(Stored data)
▬▬▬
def splitk_plan(A, B, M, N, K, lda, ldb, a_mode=A_ROWK, conv=None):
    g = GemmArgs()
    g.A, g.B = _p(A), _p(B)
    g.M, g.N, g.K = M, N, K
    g.lda, g.ldb, g.ldc = lda, ldb, N
    g.a_mode, g.b_mode = a_mode, B_ROWK
    if conv is not None:
        (g.conv_b, g.conv_hi, g.conv_wi, g.conv_ci, g.conv_ho, g.conv_wo, g.conv_mode, g.conv_ld) = conv
    g.dtype = dt(A)
    g.splitk, g.alpha = 1, 1.0
    sk = i32(1)
    _chk(_lib.pdmk_gemm_plan(C.byref(g), _st(), C.byref(sk)), "pdmk_gemm_plan")
    return int(sk.value)


def wgrad_plan(dy, x, M, N, K, lda, ldb, b_mode=B_COLK, conv=None, slabs=False):
    g = GemmArgs()
    g.accumulate = 2 if slabs else 0
    g.A, g.B = _p(dy), _p(x)
    g.M, g.N, g.K = M, N, K
    g.lda, g.ldb, g.ldc = lda, ldb, N
    g.a_mode, g.b_mode = A_COLK, b_mode
    if conv is not None:
# ... 59 lines not shown
            _chk(_lib.pdmk_splitk_finish_group(C.cast(arr, vp), len(chunk), _st()), "pdmk_splitk_finish_group")
        self.bytes = 0


def wgrad(dy, x, dW, M, N, K, lda, ldb, *, b_mode=B_COLK, conv=None, colsum_out=None, macs=None, queue=None):
    if queue is not None and (M * N) % 4 == 0 and dW.is_contiguous():
        sk = wgrad_plan(dy, x, M, N, K, lda, ldb, b_mode, conv, slabs=True)
        if sk > 1:
            if queue.full():
                queue.flush()
            ws = torch.empty(sk * M * N, device=dy.device, dtype=torch.float32)
            gemm(dy, x, ws, M, N, K, lda, ldb, N, a_mode=A_COLK, b_mode=b_mode, conv=conv, out_f32=True, splitk=sk,
                 accumulate=2, dtype=dt(x), macs=macs, colsum_out=colsum_out)
            queue.add(ws, dW, M * N, sk)
            return
    else:
        sk = wgrad_plan(dy, x, M, N, K, lda, ldb, b_mode, conv)
    gemm(dy, x, dW, M, N, K, lda, ldb, N, a_mode=A_COLK, b_mode=b_mode, conv=conv, out_f32=True, splitk=sk,
         accumulate=(sk == 1), dtype=dt(x), macs=macs, colsum_out=colsum_out)


_WG_TARGET = int(os.environ.get("PDMK_WG_TARGET", "512"))
_WG_MINK = int(os.environ.get("PDMK_WG_MINK", "32"))
_WG_CONV_SLABS = os.environ.get("PDMK_WGRAD_SLABS_CONV", "0") == "1"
▬▬▬
INSTRUCTIONS FOR THE TASK - Check each line of the entries above, and show every one holding the word "environ".

RESPONSE -
_WG_TARGET = int(os.environ.get("PDMK_WG_TARGET", "512"))
_WG_MINK = int(os.environ.get("PDMK_WG_MINK", "32"))
_WG_CONV_SLABS = os.environ.get("PDMK_WGRAD_SLABS_CONV", "0") == "1"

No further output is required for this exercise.